In 2008, Néstor Espinoza, an Astronomy student at the Universidad Católica de Chile worked as a monitor of the “Itinerant Physics” program, an initiative through which students of the university go from school to school teaching basic notions of physics by means of experiments and activity bags. Néstor was so surprised to see how interested the young people were in these subjects that, now in his third year at the university, he decided to take things a step further and create a virtual platform that would allow them to get closer to this science in a more realistic context.
The result was «Bling Bling Universe«. an educational software that provides a series of tools –such as guidebooks and tutorials– so that the school community can experiment and gain deeper knowledge about astronomical sciences.
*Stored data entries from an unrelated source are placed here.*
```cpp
namespace kicp {
namespace host {
int ensure_frame(kicp_reg *r, size_t n) {
    if (n <= r->d_frame.capacity() / 3) return KICP_OK;
    if (int rc = aql_quiesce(r)) return rc;
    return r->d_frame.reserve((n + n / 4 + 1024) * 3);
}
}
}
namespace {
constexpr size_t kBarFramePoints = 8192;
template <typename T>
__global__ __launch_bounds__(256) void k_fetch_frame(const T *__restrict__ staged, double *__restrict__ dst, uint32_t count) {
    constexpr uint32_t kPer = 16 / sizeof(T);
    const uint32_t i = (blockIdx.x * 256u + threadIdx.x) * kPer;
    if (i + kPer <= count) {
        typedef unsigned int u32x4 __attribute__((ext_vector_type(4)));
        const u32x4 w = __builtin_nontemporal_load(reinterpret_cast<const u32x4 *>(staged + i));
        T v[kPer];
        __builtin_memcpy(v, &w, 16);
// ... 110 lines not shown
    if (k == "timing") {
        reg->timing = static_cast<int>(value);
    }
    else if (k == "wait") reg->wait_mode = static_cast<int>(value);
    else if (k == "debug_p2p_one_row") reg->p2p_rows = value != 0.0 ? 2 : 1;
    else if (k == "debug_tag") reg->tag = static_cast<uint32_t>(value) & 0xFFFFu;
    else if (k == "lanes_per_query") reg->lanes_per_query = (value >= 4) ? 4 : (value >= 2 ? 2 : (value >= 1 ? 1 : 0));
    else if (k == "resident_generic") reg->resident_generic = value != 0.0;
    else if (k == "batch_resident") reg->batch_resident = value != 0.0;
    else if (k == "batch_queues") reg->batch_queues = std::min<int>(std::max(static_cast<int>(value), 0), kMaxBatchInFlight), reg->batch_queues_set = true;
    else if (k == "batch_group") reg->batch_group = std::min<int>(std::max(static_cast<int>(value), 1), kMaxJobs);
    else if (k == "batch_rotate") reg->batch_rotate = value != 0.0;
    else if (k == "batch_threads") reg->batch_threads = std::min<int>(std::max(static_cast<int>(value), 0), kMaxBatchQueues + 1);
    else if (k == "batch_depth") reg->batch_depth = std::min<int>(std::max(static_cast<int>(value), 1), kPipeSlots);
    else if (k == "latency_kernel") reg->latency_kernel = value == 2.0 ? 2 : (value == 1.0 ? 1 : 0);
    else if (k == "aql") reg->use_aql = value != 0.0 ? 1 : 0;
    else if (k == "bar_frame") reg->use_bar_frame = value != 0.0 ? 1 : 0;
    else if (k == "fetch_upload") reg->fetch_frames = value != 0.0 ? 1 : 0;
    else if (k == "small") reg->use_small = value != 0.0 ? 1 : 0;
    else if (k == "small_resident") reg->small_resident = value == 2.0 ? 2 : (value != 0.0 ? 1 : 0);
    else if (k == "small_wave") reg->small_wave = value != 0.0 ? 1 : 0;
    else if (k == "small_trace") {
        if (value != 0.0 && !reg->d_trace.get()) {
            if (int rc = reg->d_trace.reserve(1024 * 4)) return rc;
            HIP_TRY(hipMemset(reg->d_trace.get(), 0, 1024 * 4 * sizeof(long long)));
        }
        reg->trace_pass = value >= 1.0 ? static_cast<uint32_t>(value) : 1u;
        reg->trace_host_us = reg->trace_dev_us = reg->trace_first_us = 0.0, reg->trace_n = reg->trace_first_n = 0;
    }
    else if (k == "small_cmd") {
// ... 22 lines not shown
    if (k == "lanes_per_query") return reg->lanes_per_query;
    if (k == "resident_generic") return reg->resident_generic;
    if (k == "resident_passes") return reg->last_resident_passes;
    if (k == "batch_resident") return reg->batch_resident;
    if (k == "batch_threads") return reg->batch_threads;
    if (k == "batch_threads_active") return reg->last_batch_threads;
    if (k == "batch_depth") return reg->batch_depth;
    if (k == "batch_rotate") return reg->batch_rotate;
    if (k == "batch_queues") return reg->batch_queues;
    if (k == "batch_group") return reg->batch_group;
    if (k == "batch_group_launches") return static_cast<double>(reg->batch_group_launches);
    if (k == "batch_group_aql_launches") return static_cast<double>(reg->batch_group_aql_launches);
    if (k == "batch_queue_passes") return static_cast<double>(reg->batch_queue_passes);
    if (k == "batch_resident_passes") return static_cast<double>(reg->batch_resident_passes);
    if (k == "latency_kernel") return reg->latency_kernel;
    if (k == "timing") return reg->timing;
    if (k == "aql") return reg->use_aql;
    if (k == "aql_kernarg") return !reg->aql.ready ? -1.0 : (std::strcmp(reg->aql.kernarg_place(), "host memory") == 0 ? 0.0 : (std::strcmp(reg->aql.kernarg_place(), "device memory") == 0 ? 1.0 : 2.0));
    if (k == "bar_frame") return reg->bar_frame ? 1.0 : (reg->use_bar_frame ? 0.5 : 0.0);
    if (k == "comm_ranks") {
        int count = 0;
        if (reg->comm && g_comm.CommCount && g_comm.CommCount(reg->comm, &count) == ncclSuccess) return count;
        return reg->comm ? reg->nranks : 0;
    }
    if (k == "fetch_upload") return reg->fetch_frames;
    if (k == "small") return reg->use_small;
    if (k == "small_resident") return reg->small_resident;
    if (k == "small_wave") return reg->small_wave;
    if (k == "trace_host_us") return reg->trace_n ? reg->trace_host_us / static_cast<double>(reg->trace_n) : 0.0;
    if (k == "trace_device_us") return reg->trace_n ? reg->trace_dev_us / static_cast<double>(reg->trace_n) : 0.0;
// ... 164 lines not shown
        if (n > 0x7FFFFFF0ull / 3) return fail(KICP_ERR_CAPACITY, "frame too large");
        if (int rc = ensure_frame(reg, n)) return rc;
        if (int rc = aql_quiesce(reg)) return rc;
        reg->stream_dirty = true;
        if (int rc = fetch_upload<float>(reg, frame_xyz_f32, n)) return rc;
    }
    return run_registration(reg, map, reg->d_frame.get(), n, last_pose_qt, rel_odom_qt, max_correspondence_distance, out_pose_qt, stats);
}
int kicp_reg_clone(const kicp_reg *reg, kicp_reg **out) {
    if (!reg || !out) return fail(KICP_ERR_ARG, "null argument");
    kicp_reg *c = nullptr;
    if (int rc = kicp_reg_create(&reg->cfg, reg->device, &c)) return rc;
    c->use_bar_frame = reg->use_bar_frame, c->fetch_frames = reg->fetch_frames;
    c->wait_mode = reg->wait_mode, c->timing = reg->timing;
    c->query_every = reg->query_every, c->lanes_per_query = reg->lanes_per_query, c->latency_kernel = reg->latency_kernel;
    c->p2p_rows = reg->p2p_rows, c->use_aql = reg->use_aql;
    c->small_cmd = reg->cmd_bar ? 1 : reg->small_cmd, c->use_small = reg->use_small, c->small_block = reg->small_block, c->small_wave = reg->small_wave;
    c->wave_block = reg->wave_block, c->small_resident = reg->small_resident, c->small_timeout_us = reg->small_timeout_us, c->small_group_rows = reg->small_group_rows;
    c->resident_generic = reg->resident_generic, c->batch_resident = reg->batch_resident, c->batch_depth = reg->batch_depth, c->batch_rotate = reg->batch_rotate, c->batch_queues = reg->batch_queues, c->batch_queues_set = reg->batch_queues_set, c->batch_group = reg->batch_group, c->batch_threads = reg->batch_threads ;
    c->score_chunk = reg->score_chunk;
    c->search_max_nodes = reg->search_max_nodes;
    *out = c;
    return KICP_OK;
}
int kicp_pass_correspondences(kicp_reg *reg, kicp_map *map, const double *frame_xyz, size_t n, const double pose_qt[7], double max_correspondence_distance,
                              int32_t *out_index, double *out_d2, double *out_nn_xyz) {
    KICP_TRACE_CALL();
    if (!reg || !map || (!frame_xyz && n) || !pose_qt || (n && (!out_index || !out_d2 || !out_nn_xyz))) return fail(KICP_ERR_ARG, "null argument");
    if (n == 0) return KICP_OK;
    if (n > 0x7FFFFFF0ull / 3) return fail(KICP_ERR_CAPACITY, "frame too large");
// ... 97 lines not shown
```

kinematic_icp_amd/csrc/kicp_reg_batch.hip:

```cpp
#include "kicp_reg_internal.hpp"

using namespace kicp;
using namespace kicp::host;

namespace kicp {
namespace host {
int shm_lane_exchange(kicp_reg *o, int lane, const long long *mine, long long *sum, long long *per_rank) {
    const unsigned long long step = o->shm_lane_step[lane]++;
    kicp_reg::ShmSlot *slots = o->shm + 2 * static_cast<size_t>(o->nranks) * (1 + lane) + (step & 1) * o->nranks;
    for (int i = 0; i < kReduceWords; ++i) slots[o->rank].words[i] = mine[i];
    __atomic_store_n(&slots[o->rank].seq, step + 1, __ATOMIC_RELEASE);
    const Deadline deadline;
    unsigned polls = 0;
    for (int k = 0; k < o->nranks; ++k)
        while (__atomic_load_n(&slots[k].seq, __ATOMIC_ACQUIRE) != step + 1)
            if (++polls % 4096u == 0u && deadline.passed()) return fail(KICP_ERR_COMM, "timed out waiting for a peer rank's hand-off (KICP_WAIT_TIMEOUT_S)");
    for (int i = 0; i < kReduceWords; ++i) sum[i] = 0;
    for (int k = 0; k < o->nranks; ++k)
        for (int i = 0; i < kReduceWords; ++i) {
            sum[i] += slots[k].words[i];
            if (per_rank) per_rank[static_cast<size_t>(k) * kReduceWords + i] = slots[k].words[i];
        }
    return KICP_OK;
}
// ... 243 lines not shown
    threads = static_cast<int>(std::min<size_t>({static_cast<size_t>(threads), count / kMinScansPerThread, fit}));
    if (threads < (wave ? 2 : 3)) return 1;
    if (int rc = set_device(r->device)) return rc;
    if (int rc = map_sync(map, r->device, r->stream)) return rc;
    HIP_TRY(hipStreamSynchronize(r->stream));
    while (static_cast<int>(r->batch_lanes.size()) < threads - 1) {
        kicp_reg *c = nullptr;
        if (int rc = kicp_reg_clone(r, &c)) return rc;
        r->batch_lanes.push_back(c);
    }
    std::vector<kicp_reg *> handles{r};
    std::vector<unsigned long long> passes_before, relaunches_before;
    for (int t = 1; t < threads; ++t) {
        kicp_reg *h = r->batch_lanes[t - 1];
        h->cfg = r->cfg, h->query_every = r->query_every, h->dbg = 0, h->latency_kernel = r->latency_kernel, h->batch_queues = 0, h->batch_threads = 0;
        h->use_small = r->use_small, h->small_wave = r->small_wave, h->wave_block = r->wave_block, h->small_block = r->small_block, h->small_resident = r->small_resident;
        h->small_group_rows = r->small_group_rows, h->small_timeout_us = r->small_timeout_us, h->batch_depth = r->batch_depth, h->batch_rotate = r->batch_rotate;
        h->batch_resident = 1, h->resident_generic = 1, h->small_cmd = r->cmd_bar ? 1 : r->small_cmd;
        handles.push_back(h);
    }
    for (kicp_reg *h : handles) passes_before.push_back(h->batch_resident_passes), relaunches_before.push_back(h->small_relaunches);
    std::vector<int> rcs(static_cast<size_t>(threads), KICP_OK), worsts(static_cast<size_t>(threads), KICP_OK);
    std::vector<std::string> messages(static_cast<size_t>(threads));
    const std::function<void(size_t)> lane = [&](size_t t) {
        kicp_reg *h = handles[t];
        const size_t lo = count * t / static_cast<size_t>(threads), hi = count * (t + 1) / static_cast<size_t>(threads);
        size_t done = 0;
        int rc = run_batch_resident(h, map, hi - lo, d_frames + lo, n + lo, last_poses_qt + 7 * lo, rel_odoms_qt + 7 * lo, tau, out_poses_qt + 7 * lo,
                                    out_iterations ? out_iterations + lo : nullptr, &done, &worsts[t]);
        kicp_stats st;
// ... 25 lines not shown
```

kinematic_icp_amd/csrc/kicp_reg_internal.hpp:

```cpp
#pragma once
#include <dlfcn.h>
#include <fcntl.h>
#include <sched.h>
#include <rccl/rccl.h>
#include <sys/mman.h>
#include <sys/stat.h>
#include <unistd.h>

#include <atomic>
#include <condition_variable>
#include <functional>
#include <mutex>
#include <thread>

#include "kicp_aql.hpp"
#include "kicp_internal.hpp"
#include "kicp_kernels.hpp"
#include "kicp_small.hpp"

using namespace kicp;
using namespace kicp::host;
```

Through the information provided by the website, students will be capable of understanding relevant astronomical topics, mainly through the program Sloan Digital Sky Survey (SDSS), a gigantic source of professional astronomical data where more than 2,000 scientific articles have been published from all over the world.
“Students can work, for example, with data from a telescope located in Apache Point, in New Mexico”, explains Néstor Espinoza, the leader of this group project that also contemplates students of Physics and Education at the Universidad Católica.
Financed by the Institutional Development Fund of the Ministry of Education, “Bling Bling Universe” seeks to act as a bridge between secondary education and scientific practice through three lines of work: definition of color in physics-astronomy, classification of galaxies through the use of data and images, and measurement of the expanse of the Universe using data and images. In spite of the fact that this program was only presented formally a few days ago, teachers from various regions have expressed their willingness to use it.
According to Espinoza, this type of initiative not only encourages the use of the internet as a learning tool but also provides greater depth of content. “The students can really weigh what is involved in being a scientist, and must reason, think about and question what they do to obtain results. The answers won’t come from us, but from their own experiments using data provided by the SDSS”, he concludes.